Passphrase security levels
Section titled “Passphrase security levels”BlokSec supports configurable security levels per credential:
| Level | Format | Strength | Use case |
|---|---|---|---|
| 0 | None (server-managed) | Lowest | Kiosk, shared terminal |
| 1 | 4-digit PIN | Low | Familiar but weak |
| 2 | 6-digit PIN | Moderate | Default for most deployments |
| 3 | 8-character alphanumeric | High | Sensitive applications |
| 4 | 12+ character passphrase | Highest | Critical infrastructure |
Level 0 uses a server-managed passphrase that is encrypted with a per-client key and stored alongside the badge. This removes the user knowledge factor but retains the device factor and server factor.
Key lifecycle
Section titled “Key lifecycle”Issuance
Section titled “Issuance”A new key pair is generated for each badge or credential. The private key is encrypted and stored as described above. The badge starts in pending_first_use status.
First use
Section titled “First use”On the first successful authentication, the badge transitions to active status and records the first-use timestamp.
Rotation
Section titled “Rotation”Passphrase changes create a new version of the badge. The old envelope is replaced with a new one encrypted with the new passphrase. Version history is maintained for audit purposes.
Revocation
Section titled “Revocation”When a badge is revoked (by admin action, device removal, or policy), its status changes to revoked with a timestamp and reason. The encrypted key envelope remains in the database for audit purposes but can no longer be used for authentication.
Threat analysis
Section titled “Threat analysis”Database compromise
Section titled “Database compromise”What the attacker gets: Encrypted key envelopes, server salts, device salt hashes, public keys.

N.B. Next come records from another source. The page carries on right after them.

template <bool IS_PI, int DT>
__device__ __forceinline__ void grad_h64_body(const float *__restrict__ params, const PLayout &L, const Rollout &rb, const Minibatch &mb,
                                              const HParams &hp, const double *__restrict__ adv_part, int n_part, float *__restrict__ slab,
                                              double *__restrict__ stat_slot, float *smem, int n_blocks_net, int block_net) {
    __shared__ float adv_ms[2];
    const int lane = threadIdx.x & 63, wave = threadIdx.x >> 6, wpb = blockDim.x >> 6;
    const int r16 = lane & 15, g = lane >> 4;
    constexpr int H = 64;
    const int D = DT > 0 ? DT : L.D, A = L.A;
    const int ldx = ((D + 3) & ~3) + 2;
    constexpr int ld = H + 2, ld3 = 34;
    const int per_wave = 16 * (ldx + 2 * ld + ld3) + 16 * 8;
    float *wimg = smem;
    float *X = smem + IMG_FLOATS + (int64_t)wave * per_wave;
    float *h1 = X + 16 * ldx, *h2 = h1 + 16 * ld, *dzA = h2, *dzB = h1, *dz3 = h2 + 16 * ld;
    int64_t *row_off = reinterpret_cast<int64_t *>(dz3 + 16 * ld3);
    float *meta = reinterpret_cast<float *>(row_off + 16);
    const float invB = 1.0f / (float)mb.count;
    const int NOUT = IS_PI ? A : 1;
    const int KS1 = (D + 3) >> 2;
    stage_copy(params + (IS_PI ? L.img_pi : L.img_vf), wimg, IMG_FLOATS);
    if (IS_PI && hp.normalize_advantage && threadIdx.x < 64) {
        double a = 0.0, bsum = 0.0;
        for (int k = threadIdx.x; k < n_part; k += 64) a += adv_part[2 * k], bsum += adv_part[2 * k + 1];
        for (int o = 32; o > 0; o >>= 1) {
            a += __shfl_down(a, o, 64);
            bsum += __shfl_down(bsum, o, 64);
        }
        if (threadIdx.x == 0) {
            const double n = (double)mb.stats_n, mean = a / n;
            double var = n > 1.0 ? (bsum - n * mean * mean) / (n - 1.0) : 0.0;
            if (var < 0.0) var = 0.0;
            adv_ms[0] = (float)mean;
            adv_ms[1] = (float)sqrt(var);
        }
    }
    __syncthreads();
    const float amean = (IS_PI && hp.normalize_advantage) ? adv_ms[0] : 0.0f;
    const float astd = (IS_PI && hp.normalize_advantage) ? adv_ms[1] : 1.0f;
    NetAcc acc;
    zero_acc(acc);
    double st_a = 0.0, st_ent = 0.0, st_kl = 0.0, st_clip = 0.0, st_n = 0.0;
    const int64_t n_tiles = (mb.count + 15) >> 4;
    constexpr int DP_CT = (DT + 3) & ~3;
    constexpr int NV = DT > 0 ? DP_CT / 4 : 1;
    int64_t pf_off = -1;
    float pf_m0 = 0.0f, pf_m1 = 0.0f, pf_m2 = 0.0f, pf_m3 = 0.0f, pf_x[NV];
    const int64_t tile_stride = (int64_t)n_blocks_net * wpb;
    int32_t pf_noff = -1;
    bool have_noff = false;
    auto fetch = [&](int64_t tl) {
        pf_off = -1, pf_m0 = pf_m1 = pf_m2 = pf_m3 = 0.0f;
        const int32_t my_noff = pf_noff;
        if (mb.offs && lane < 16) {
            const int64_t j2 = ((tl + tile_stride) << 4) + lane;
            pf_noff = mb.offs[j2 < mb.count ? j2 : 0];
        }
        if (lane < 16 && tl < n_tiles) {
            const int64_t j = (tl << 4) + lane;
            if (j < mb.count) {
                pf_off = mb.offs ? (int64_t)(have_noff ? my_noff : mb.offs[j]) : sample_offset(mb, mb.start + j, rb.T, rb.N);
                if constexpr (IS_PI) {
                    pf_m0 = rb.log_probs[pf_off];
                    pf_m1 = rb.advantages[pf_off];
                    pf_m3 = __int_as_float(static_cast<const int32_t *>(rb.actions)[pf_off]);
                } else {
                    pf_m2 = rb.returns[pf_off];
                }
            }
        }
        if constexpr (DT > 0) {
#pragma unroll
            for (int q = 0; q < NV; q++) {
                const int e = lane + 64 * q, row = e / DP_CT, c = e - row * DP_CT;
                const int64_t orow = __shfl(pf_off, row, 64);
                pf_x[q] = (orow >= 0 && c < DT) ? rb.obs[orow * DT + c] : 0.0f;
            }
        }
    };
    auto commit = [&]() {
        if (lane < 16) {
            meta[lane * 4 + 0] = pf_m0, meta[lane * 4 + 1] = pf_m1, meta[lane * 4 + 2] = pf_m2, meta[lane * 4 + 3] = pf_m3;
            row_off[lane] = pf_off;
        }
        if constexpr (DT > 0) {
#pragma unroll
            for (int q = 0; q < NV; q++) {
                const int e = lane + 64 * q, row = e / DP_CT, c = e - row * DP_CT;
                X[row * ldx + c] = pf_x[q];
            }
        }
    };
    fetch((int64_t)block_net * wpb + wave);
    have_noff = true;
    for (int64_t tile = (int64_t)block_net * wpb + wave; tile < n_tiles; tile += tile_stride) {
        commit();
        if constexpr (DT == 0) load_obs_tile(rb.obs, row_off, D, X, ldx, lane);
        fetch(tile + tile_stride);
        dense64_tanh_lds<0>(X, ldx, KS1, wimg + IMG_W1, wimg + IMG_B1, h1, ld, lane);
        dense64_tanh_lds<16>(h1, ld, 16, wimg + IMG_W2F, wimg + IMG_B2, h2, ld, lane);
        f32x4 out[1];
        out[0] = dense64_head_lds(h2, ld, wimg + IMG_W3F, wimg + IMG_B3, lane);
#pragma unroll
        for (int r = 0; r < 4; r++) {
            const int row = g * 4 + r;
            const bool valid = row_off[row] >= 0;
            if constexpr (IS_PI) {
                const bool colok = r16 < A;
                const float x = colok ? out[0][r] : -INFINITY;
                const float m = gmax16(x);
                const float e = colok ? expf(x - m) : 0.0f;
                const float s = gsum16(e);
                const float lse = m + logf(s);
                const float lp = colok ? x - lse : 0.0f;
                const float p = e / s;
                const int act = __float_as_int(meta[row * 4 + 3]);
                const float lpa = gsum16((r16 == act) ? lp : 0.0f);
                const float ent = -gsum16(p * lp);
                const float old = meta[row * 4 + 0];
                const float advn = (meta[row * 4 + 1] - amean) / (astd + 1e-8f);
                const float ratio = expf(lpa - old);
                const float pl1 = advn * ratio;
                const float rc = fminf(fmaxf(ratio, 1.0f - hp.clip_range), 1.0f + hp.clip_range);
                const float pl2 = advn * rc;
                const float g_lp = (valid && pl1 <= pl2) ? -(advn * ratio) * invB : 0.0f;
                float dl = g_lp * (((r16 == act) ? 1.0f : 0.0f) - p);
                dl += valid ? (hp.ent_coef * invB) * (p * (lp + ent)) : 0.0f;
                dz3[row * ld3 + r16] = colok ? dl : 0.0f;
                if (valid && r16 == 0) {
                    st_a += (double)(-fminf(pl1, pl2));
                    st_ent += (double)ent;
                    st_kl += (double)((ratio - 1.0f) - (lpa - old));
                    st_clip += (fabsf(ratio - 1.0f) > hp.clip_range) ? 1.0 : 0.0;
                    st_n += 1.0;
                }
            } else {
                const float diff = out[0][r] - meta[row * 4 + 2];
                dz3[row * ld3 + r16] = (valid && r16 == 0) ? (hp.vf_coef * 2.0f * invB) * diff : 0.0f;
                if (valid && r16 == 0) st_a += (double)(diff * diff);
            }
        }
        bwd_weight_acc<4, 1>(h2, ld, H, dz3, ld3, NOUT, acc.w3, acc.b3, lane);
        dense64_bwd_input_lds<4>(dz3, ld3, wimg + IMG_W3B, h2, ld, dzA, ld, lane);
        bwd_weight_acc<4, 4>(h1, ld, H, dzA, ld, H, acc.w2, acc.b2, lane);
        dense64_bwd_input_lds<16>(dzA, ld, wimg + IMG_W2B, h1, ld, dzB, ld, lane);
        bwd_weight_acc<1, 4>(X, ldx, D, dzB, ld, H, acc.w1, acc.b1, lane);
    }
    __syncthreads();
    flush_segment<1, 4>(smem, wave, wpb, D, H, acc.w1, acc.b1, slab + (IS_PI ? L.pW1t : L.vW1t), slab + (IS_PI ? L.pb1 : L.vb1), lane);
    flush_segment<4, 4>(smem, wave, wpb, H, H, acc.w2, acc.b2, slab + (IS_PI ? L.pW2t : L.vW2t), slab + (IS_PI ? L.pb2 : L.vb2), lane);
    flush_segment<4, 1>(smem, wave, wpb, H, NOUT, acc.w3, acc.b3, slab + (IS_PI ? L.pW3t : L.vW3t), slab + (IS_PI ? L.pb3 : L.vb3), lane);
    double st[5] = {st_a, st_ent, st_kl, st_clip, st_n};
#pragma unroll
    for (int q = 0; q < 5; q++)
        for (int o = 32; o > 0; o >>= 1) st[q] += __shfl_down(st[q], o, 64);
    double *red = reinterpret_cast<double *>(smem);
    if (lane == 0)
        for (int q = 0; q < 5; q++) red[wave * 5 + q] = st[q];
    __syncthreads();
    if (threadIdx.x < 5) {
        double s = 0.0;
        for (int w = 0; w < wpb; w++) s += red[w * 5 + threadIdx.x];
        const int q = IS_PI ? (threadIdx.x == 0 ? 0 : threadIdx.x + 1) : (threadIdx.x == 0 ? 1 : -1);
        if (q >= 0) stat_slot[q] += s;
    }
}
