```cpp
int gemm_bf16_timeline(unsigned long long* host_out, int n_wg) {
    CODAE_REQUIRE(host_out && n_wg > 0 && n_wg <= TIMELINE_WGS, "timeline: bad args");
    CODAE_HIP_CHECK(hipMemcpyFromSymbol(host_out, HIP_SYMBOL(g_timeline), (size_t)n_wg * TIMELINE_SLOTS * sizeof(unsigned long long)));
    return CODAE_OK;
}

}
```

mui-deepautoencoder_amd/csrc/primitives.hip:

```cpp
#include "layer_gemm.h"

using namespace codae;

namespace {

int linear_f32(const char* who, const float* x, const float* W, const float* bias, float* y, int M, int N, int K, int relu, int act,
               const float* p, hipStream_t s) {
    CODAE_REQUIRE(x && W && y, "%s: null operand", who);
    GemmF32 g = fwd_gemm_f32(x, W, y, M, N, K, bias);
    set_activation(g, relu, act, p);
    return gemm_f32(g, s);
}

int dgrad_f32(const char* who, const float* dy, const float* W, const float* src, float* dx, int M, int N, int K, int act, const float* p,
              hipStream_t s) {
    CODAE_REQUIRE(dy && W && dx, "%s: null operand", who);
    GemmF32 g = dgrad_gemm_f32(dy, W, dx, M, N, K);
    g.relu_src = src; g.ld_relu = K;
    set_activation(g, 0, act, p);
    return gemm_f32(g, s);
}

int linear_bf16(const char* who, const void* x, const void* W, const float* bias, void* y, int y_f32, int M, int N, int K, int relu,
                int act, const float* p, hipStream_t s) {
// ... 221 lines not shown
    return linear_bf16("codae_linear_act_bf16", x, W, bias, y, y_f32, M, N, K, 0, act, p, (hipStream_t)stream);
}

int codae_dgrad_act_bf16(const void* dy, const void* W, const void* act_src, void* dx, float* db_prev, float* db_ws, int32_t M,
                         int32_t N, int32_t K, int32_t act, float p0, float p1, float p2, void* stream) {
    CODAE_REQUIRE(act >= CODAE_ACT_NONE && act <= CODAE_ACT_HARDSIGMOID, "codae_dgrad_act_bf16: activation kind %d", act);
    if (act == CODAE_ACT_NONE || act_src == nullptr) return codae_dgrad_bf16(dy, W, nullptr, dx, db_prev, db_ws, M, N, K, stream);
    const float p[3] = {p0, p1, p2};
    return dgrad_bf16("codae_dgrad_act_bf16", dy, W, act_src, dx, db_prev, db_ws, M, N, K, act, p, (hipStream_t)stream);
}

int codae_wgrad_bf16(const void* dy, const void* x, float* dW, void* slabs, int64_t slab_bytes, int32_t M, int32_t N,
                     int32_t K, void* stream) {
    CODAE_REQUIRE(dy && x && dW, "codae_wgrad_bf16: null operand");
    CODAE_REQUIRE(M % 64 == 0, "codae_wgrad_bf16: batch rows %d must be a multiple of 64 (pad with zero rows)", M);
    int S = choose_split_k(N, K, M);
    while (S > 1 && (slabs == nullptr || (int64_t)S * N * K * 4 > slab_bytes)) --S;
    GemmBf16 g = wgrad_gemm_bf16(dy, N, x, K, S > 1 ? slabs : (void*)dW, M, N, K);
    g.split_k = S;
    int rc = gemm_bf16(g, (hipStream_t)stream);
    if (rc) return rc;
    if (S > 1) return launch_reduce_slabs(reinterpret_cast<const float*>(slabs), S, (int64_t)N * K, dW, (int64_t)N * K, nullptr, (hipStream_t)stream);
    return CODAE_OK;
}

int codae_debug_gemm_bf16_plan(const int32_t* desc, int32_t* out, int32_t capacity) {
    CODAE_REQUIRE(desc && out && capacity >= CODAE_GEMM_PLAN_FIELDS, "codae_debug_gemm_bf16_plan: needs room for %d fields", CODAE_GEMM_PLAN_FIELDS);
    GemmBf16 g{};
    g.a_mode = desc[0]; g.b_mode = desc[1]; g.c_f32 = desc[2]; g.M = desc[3]; g.N = desc[4]; g.K = desc[5]; g.split_k = desc[6];
    g.act = desc[7]; g.loss.enabled = desc[8]; g.coscheduled = desc[10]; g.store_policy = desc[11]; g.ldc = desc[12];
    if (desc[11] < 0) g.store_policy = store_policy_for((int64_t)g.M * g.N * (g.c_f32 ? 4 : 2));
    static float some_rows;
    if (desc[9]) g.colsum_part = &some_rows;
    CODAE_REQUIRE(gemm_bf16_supported(g.M, g.N, g.K) && g.split_k >= 1, "codae_debug_gemm_bf16_plan: unsupported shape M=%d N=%d K=%d", g.M, g.N, g.K);
    const Bf16Plan p = gemm_bf16_plan(g);
    const int32_t fields[CODAE_GEMM_PLAN_FIELDS] = {p.family, p.bm, p.bn, p.stages, p.loader, p.epi, p.dbg, p.act, p.store_policy, p.tiles_m, p.tiles_n,
                                                    (int32_t)p.workgroups, gemm_bf16_colsum_rows(g), g.loss.enabled ? gemm_bf16_loss_parts(g) : 0,
                                                    gemm_bf16_takes_relu_bits(g.M, g.N) ? 1 : 0};
    for (int i = 0; i < CODAE_GEMM_PLAN_FIELDS; ++i) out[i] = fields[i];
    return CODAE_OK;
}
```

What they can do: Nothing immediately. They cannot decrypt the private keys without both the device salt and the PIN. The device salt hash doesn’t help them derive the device salt (SHA-256 is one-way).
If they also obtain a device salt (e.g., by photographing a QR code): They can attempt offline PBKDF2 guessing against the PIN, limited by the 100,000-iteration work factor. A 6-digit PIN has 1,000,000 possibilities, which is feasible to brute-force offline. Longer passphrases (levels 3-4) provide stronger resistance.
Lost or stolen device
Section titled “Lost or stolen device”The device salt is only useful if the attacker also has access to the server-stored envelope. Revoking the badge on the server invalidates the encrypted key, making the device salt useless even if recovered.
Man-in-the-middle
Section titled “Man-in-the-middle”All authentication happens over HTTPS. The QR code contains a URL, not cryptographic material directly, so interception of the QR content alone doesn’t compromise security. The device salt is transmitted over the encrypted HTTPS connection during authentication.
Replay attacks
Section titled “Replay attacks”Each authentication produces a unique signature over timestamped data. Replaying an old signature will fail because the timestamp won’t match the current authentication request.